**RECORDS FOR THIS EXERCISE:**
━━━━

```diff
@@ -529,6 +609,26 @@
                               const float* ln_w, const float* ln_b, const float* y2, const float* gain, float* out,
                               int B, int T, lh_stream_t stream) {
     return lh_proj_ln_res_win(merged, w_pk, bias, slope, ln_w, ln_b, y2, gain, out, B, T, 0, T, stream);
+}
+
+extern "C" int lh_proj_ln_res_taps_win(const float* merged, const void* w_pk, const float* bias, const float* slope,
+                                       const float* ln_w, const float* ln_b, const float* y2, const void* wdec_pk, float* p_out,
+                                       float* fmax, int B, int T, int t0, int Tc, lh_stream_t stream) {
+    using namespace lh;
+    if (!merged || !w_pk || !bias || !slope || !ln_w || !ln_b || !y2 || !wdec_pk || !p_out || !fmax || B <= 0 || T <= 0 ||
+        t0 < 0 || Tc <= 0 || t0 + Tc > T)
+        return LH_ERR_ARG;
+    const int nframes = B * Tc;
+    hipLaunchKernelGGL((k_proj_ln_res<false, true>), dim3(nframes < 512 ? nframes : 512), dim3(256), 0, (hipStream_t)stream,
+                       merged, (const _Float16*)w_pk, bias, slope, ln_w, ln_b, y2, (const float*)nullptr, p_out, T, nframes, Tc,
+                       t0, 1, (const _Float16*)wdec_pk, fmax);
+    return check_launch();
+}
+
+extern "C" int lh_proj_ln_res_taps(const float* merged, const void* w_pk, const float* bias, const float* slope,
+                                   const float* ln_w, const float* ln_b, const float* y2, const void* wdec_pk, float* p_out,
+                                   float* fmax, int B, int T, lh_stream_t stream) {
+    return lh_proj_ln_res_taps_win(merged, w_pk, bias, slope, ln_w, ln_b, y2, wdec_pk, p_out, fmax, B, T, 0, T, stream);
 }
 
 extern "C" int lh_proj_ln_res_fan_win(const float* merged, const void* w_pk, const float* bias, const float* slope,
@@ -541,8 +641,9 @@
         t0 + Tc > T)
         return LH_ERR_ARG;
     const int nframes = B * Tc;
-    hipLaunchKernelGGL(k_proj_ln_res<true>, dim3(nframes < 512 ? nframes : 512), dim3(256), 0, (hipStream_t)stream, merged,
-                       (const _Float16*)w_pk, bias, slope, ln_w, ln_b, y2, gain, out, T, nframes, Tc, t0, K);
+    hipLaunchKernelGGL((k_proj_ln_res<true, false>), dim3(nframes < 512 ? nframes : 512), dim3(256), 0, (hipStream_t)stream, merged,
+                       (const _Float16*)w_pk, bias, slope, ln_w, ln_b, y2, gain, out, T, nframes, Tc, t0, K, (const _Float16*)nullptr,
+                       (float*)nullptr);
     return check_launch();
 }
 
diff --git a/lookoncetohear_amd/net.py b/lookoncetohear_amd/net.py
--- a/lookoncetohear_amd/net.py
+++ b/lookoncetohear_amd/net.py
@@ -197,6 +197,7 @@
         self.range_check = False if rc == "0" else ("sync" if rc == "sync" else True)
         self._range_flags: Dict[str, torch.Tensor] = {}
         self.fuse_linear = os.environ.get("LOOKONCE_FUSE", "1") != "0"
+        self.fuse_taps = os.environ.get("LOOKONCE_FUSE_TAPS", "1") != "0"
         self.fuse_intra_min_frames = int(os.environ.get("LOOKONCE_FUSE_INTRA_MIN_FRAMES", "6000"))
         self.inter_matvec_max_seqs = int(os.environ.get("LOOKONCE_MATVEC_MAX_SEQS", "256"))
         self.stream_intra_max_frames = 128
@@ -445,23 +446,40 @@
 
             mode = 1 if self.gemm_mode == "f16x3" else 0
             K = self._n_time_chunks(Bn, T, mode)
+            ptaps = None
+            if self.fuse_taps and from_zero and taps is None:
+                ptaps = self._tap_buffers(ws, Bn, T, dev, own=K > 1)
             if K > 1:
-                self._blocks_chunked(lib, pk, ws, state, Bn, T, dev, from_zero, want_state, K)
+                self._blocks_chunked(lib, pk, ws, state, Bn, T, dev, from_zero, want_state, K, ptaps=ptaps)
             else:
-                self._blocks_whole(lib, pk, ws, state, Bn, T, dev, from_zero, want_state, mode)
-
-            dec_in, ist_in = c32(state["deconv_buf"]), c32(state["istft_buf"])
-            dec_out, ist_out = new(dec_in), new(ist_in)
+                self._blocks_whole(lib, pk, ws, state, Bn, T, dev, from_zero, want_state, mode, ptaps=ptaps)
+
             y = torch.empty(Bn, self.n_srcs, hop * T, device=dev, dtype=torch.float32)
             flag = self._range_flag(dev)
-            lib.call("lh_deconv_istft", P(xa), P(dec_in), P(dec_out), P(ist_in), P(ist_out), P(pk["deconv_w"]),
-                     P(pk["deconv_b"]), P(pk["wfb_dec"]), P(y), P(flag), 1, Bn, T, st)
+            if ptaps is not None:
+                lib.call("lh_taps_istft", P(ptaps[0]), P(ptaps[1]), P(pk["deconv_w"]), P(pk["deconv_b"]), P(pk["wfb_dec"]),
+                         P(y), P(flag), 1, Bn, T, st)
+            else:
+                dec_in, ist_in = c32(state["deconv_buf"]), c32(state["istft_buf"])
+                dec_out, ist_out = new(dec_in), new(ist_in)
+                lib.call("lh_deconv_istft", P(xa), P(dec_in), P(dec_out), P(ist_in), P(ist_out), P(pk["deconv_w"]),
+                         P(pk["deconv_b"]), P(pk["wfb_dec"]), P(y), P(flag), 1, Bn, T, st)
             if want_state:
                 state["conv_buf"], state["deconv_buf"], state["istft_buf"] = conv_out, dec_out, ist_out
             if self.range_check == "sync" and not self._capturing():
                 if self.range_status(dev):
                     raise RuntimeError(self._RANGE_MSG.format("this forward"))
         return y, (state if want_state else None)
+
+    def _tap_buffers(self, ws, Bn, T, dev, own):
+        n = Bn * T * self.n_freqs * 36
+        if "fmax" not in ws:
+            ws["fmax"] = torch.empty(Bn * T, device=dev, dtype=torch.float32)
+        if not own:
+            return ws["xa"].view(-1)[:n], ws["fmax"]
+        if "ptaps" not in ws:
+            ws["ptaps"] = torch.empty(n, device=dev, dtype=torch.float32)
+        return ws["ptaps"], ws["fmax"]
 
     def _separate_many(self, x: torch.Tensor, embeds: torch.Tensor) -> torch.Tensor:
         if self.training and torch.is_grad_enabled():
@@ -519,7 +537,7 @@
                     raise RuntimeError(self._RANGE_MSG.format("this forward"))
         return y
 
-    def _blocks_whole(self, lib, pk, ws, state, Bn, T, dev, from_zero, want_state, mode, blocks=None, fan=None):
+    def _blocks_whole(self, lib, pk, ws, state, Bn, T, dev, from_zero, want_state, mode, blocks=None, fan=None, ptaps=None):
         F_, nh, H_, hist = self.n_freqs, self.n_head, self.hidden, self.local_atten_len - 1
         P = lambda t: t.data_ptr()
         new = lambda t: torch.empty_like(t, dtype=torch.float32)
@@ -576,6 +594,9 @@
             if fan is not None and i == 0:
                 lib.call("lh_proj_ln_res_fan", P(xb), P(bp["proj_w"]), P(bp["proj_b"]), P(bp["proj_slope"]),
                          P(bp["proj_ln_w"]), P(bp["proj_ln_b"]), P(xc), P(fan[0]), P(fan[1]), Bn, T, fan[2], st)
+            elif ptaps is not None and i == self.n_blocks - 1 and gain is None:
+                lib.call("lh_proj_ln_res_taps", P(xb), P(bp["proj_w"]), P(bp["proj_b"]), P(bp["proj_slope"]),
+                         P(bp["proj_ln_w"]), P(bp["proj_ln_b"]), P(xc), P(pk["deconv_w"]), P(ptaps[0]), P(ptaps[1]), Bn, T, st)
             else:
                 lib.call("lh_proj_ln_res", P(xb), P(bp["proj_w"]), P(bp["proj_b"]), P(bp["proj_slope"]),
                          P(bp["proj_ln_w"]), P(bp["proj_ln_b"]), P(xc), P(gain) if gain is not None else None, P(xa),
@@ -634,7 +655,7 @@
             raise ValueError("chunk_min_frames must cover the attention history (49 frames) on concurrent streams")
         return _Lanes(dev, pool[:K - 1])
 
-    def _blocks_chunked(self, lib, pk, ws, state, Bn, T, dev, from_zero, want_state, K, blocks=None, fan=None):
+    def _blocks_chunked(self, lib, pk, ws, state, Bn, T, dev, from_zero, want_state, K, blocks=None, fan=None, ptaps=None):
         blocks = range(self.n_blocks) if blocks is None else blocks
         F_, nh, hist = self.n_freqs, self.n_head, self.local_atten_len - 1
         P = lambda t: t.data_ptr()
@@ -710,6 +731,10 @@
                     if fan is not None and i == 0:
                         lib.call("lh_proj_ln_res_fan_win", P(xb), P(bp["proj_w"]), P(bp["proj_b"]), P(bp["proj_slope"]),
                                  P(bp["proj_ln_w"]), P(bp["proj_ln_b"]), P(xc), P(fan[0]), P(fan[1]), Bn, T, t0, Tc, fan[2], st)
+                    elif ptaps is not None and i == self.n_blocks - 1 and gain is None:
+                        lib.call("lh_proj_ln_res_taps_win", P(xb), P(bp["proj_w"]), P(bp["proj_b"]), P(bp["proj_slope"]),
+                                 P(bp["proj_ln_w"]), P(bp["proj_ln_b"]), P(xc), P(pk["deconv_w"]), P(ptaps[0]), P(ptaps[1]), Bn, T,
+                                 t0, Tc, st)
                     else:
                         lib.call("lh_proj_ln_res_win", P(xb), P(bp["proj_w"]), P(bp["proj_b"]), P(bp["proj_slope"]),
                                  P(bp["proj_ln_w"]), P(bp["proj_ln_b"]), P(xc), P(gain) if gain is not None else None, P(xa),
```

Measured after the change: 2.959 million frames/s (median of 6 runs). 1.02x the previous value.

━━━━

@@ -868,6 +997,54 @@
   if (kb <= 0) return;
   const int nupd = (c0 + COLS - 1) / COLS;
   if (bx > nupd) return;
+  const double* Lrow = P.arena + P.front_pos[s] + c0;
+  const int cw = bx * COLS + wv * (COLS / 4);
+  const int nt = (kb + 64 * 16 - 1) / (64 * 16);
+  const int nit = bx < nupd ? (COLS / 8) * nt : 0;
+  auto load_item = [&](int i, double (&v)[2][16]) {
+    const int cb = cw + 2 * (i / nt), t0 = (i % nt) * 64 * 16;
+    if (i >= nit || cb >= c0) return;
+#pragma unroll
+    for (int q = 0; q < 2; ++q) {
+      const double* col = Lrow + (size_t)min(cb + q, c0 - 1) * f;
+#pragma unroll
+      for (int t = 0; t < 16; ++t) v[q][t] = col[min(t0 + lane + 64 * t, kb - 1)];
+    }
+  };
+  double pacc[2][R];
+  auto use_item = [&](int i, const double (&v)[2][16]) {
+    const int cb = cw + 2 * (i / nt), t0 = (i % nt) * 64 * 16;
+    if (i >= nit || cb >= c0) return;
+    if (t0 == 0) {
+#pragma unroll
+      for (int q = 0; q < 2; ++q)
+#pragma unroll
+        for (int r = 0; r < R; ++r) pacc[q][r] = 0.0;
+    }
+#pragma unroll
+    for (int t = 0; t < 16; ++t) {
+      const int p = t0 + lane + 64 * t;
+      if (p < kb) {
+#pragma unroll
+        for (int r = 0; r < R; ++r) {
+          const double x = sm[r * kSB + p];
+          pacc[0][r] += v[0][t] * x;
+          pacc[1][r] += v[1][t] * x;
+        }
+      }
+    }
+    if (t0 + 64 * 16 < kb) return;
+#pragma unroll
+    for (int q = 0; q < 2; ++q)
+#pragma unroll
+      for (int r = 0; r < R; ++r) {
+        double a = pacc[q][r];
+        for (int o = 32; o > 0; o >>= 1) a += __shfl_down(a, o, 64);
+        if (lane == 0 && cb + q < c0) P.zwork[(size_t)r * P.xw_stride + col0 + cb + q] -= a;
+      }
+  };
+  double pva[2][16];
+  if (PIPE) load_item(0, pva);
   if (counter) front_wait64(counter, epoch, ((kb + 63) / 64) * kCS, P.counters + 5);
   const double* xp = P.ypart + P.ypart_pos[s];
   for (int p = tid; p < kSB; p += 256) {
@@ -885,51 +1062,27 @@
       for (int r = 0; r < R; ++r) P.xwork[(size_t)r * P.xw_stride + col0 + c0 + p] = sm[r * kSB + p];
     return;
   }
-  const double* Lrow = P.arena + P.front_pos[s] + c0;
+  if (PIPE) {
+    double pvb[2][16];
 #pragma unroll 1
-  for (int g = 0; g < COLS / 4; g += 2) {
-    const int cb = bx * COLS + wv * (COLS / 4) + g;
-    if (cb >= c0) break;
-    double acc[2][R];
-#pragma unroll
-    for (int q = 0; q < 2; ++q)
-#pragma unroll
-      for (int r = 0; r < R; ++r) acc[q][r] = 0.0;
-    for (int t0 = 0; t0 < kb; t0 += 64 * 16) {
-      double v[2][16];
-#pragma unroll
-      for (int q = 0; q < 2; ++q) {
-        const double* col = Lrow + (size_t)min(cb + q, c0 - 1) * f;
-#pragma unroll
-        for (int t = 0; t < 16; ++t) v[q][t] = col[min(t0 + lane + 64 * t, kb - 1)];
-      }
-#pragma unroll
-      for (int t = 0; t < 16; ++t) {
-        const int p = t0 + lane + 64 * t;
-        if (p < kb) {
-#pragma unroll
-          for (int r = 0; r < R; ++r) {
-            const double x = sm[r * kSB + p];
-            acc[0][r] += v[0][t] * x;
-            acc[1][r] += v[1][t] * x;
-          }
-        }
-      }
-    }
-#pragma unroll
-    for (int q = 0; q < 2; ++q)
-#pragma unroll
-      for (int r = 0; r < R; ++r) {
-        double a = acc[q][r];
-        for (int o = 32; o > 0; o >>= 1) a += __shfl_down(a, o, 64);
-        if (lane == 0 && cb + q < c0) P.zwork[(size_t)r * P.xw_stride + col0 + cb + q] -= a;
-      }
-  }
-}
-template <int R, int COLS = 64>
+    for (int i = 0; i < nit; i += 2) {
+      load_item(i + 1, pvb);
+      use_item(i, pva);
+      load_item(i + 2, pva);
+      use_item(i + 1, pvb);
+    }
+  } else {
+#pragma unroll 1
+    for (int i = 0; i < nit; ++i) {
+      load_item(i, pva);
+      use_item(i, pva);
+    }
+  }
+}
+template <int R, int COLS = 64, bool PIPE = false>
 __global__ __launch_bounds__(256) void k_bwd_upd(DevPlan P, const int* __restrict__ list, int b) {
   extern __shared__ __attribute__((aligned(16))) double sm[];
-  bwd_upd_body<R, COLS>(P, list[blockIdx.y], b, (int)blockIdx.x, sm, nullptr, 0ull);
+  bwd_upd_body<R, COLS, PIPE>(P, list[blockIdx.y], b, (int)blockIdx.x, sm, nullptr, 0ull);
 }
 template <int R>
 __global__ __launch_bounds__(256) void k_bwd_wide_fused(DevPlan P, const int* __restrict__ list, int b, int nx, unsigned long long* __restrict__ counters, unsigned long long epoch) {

━━━━

**TASK DESCRIPTION:** Filter the records above for "DevPlan" and copy every matching line.

**RESULT BELOW:**
 __global__ __launch_bounds__(256) void k_bwd_upd(DevPlan P, const int* __restrict__ list, int b) {
 __global__ __launch_bounds__(256) void k_bwd_wide_fused(DevPlan P, const int* __restrict__ list, int b, int nx, unsigned long long* __restrict__ counters, unsigned long long epoch) {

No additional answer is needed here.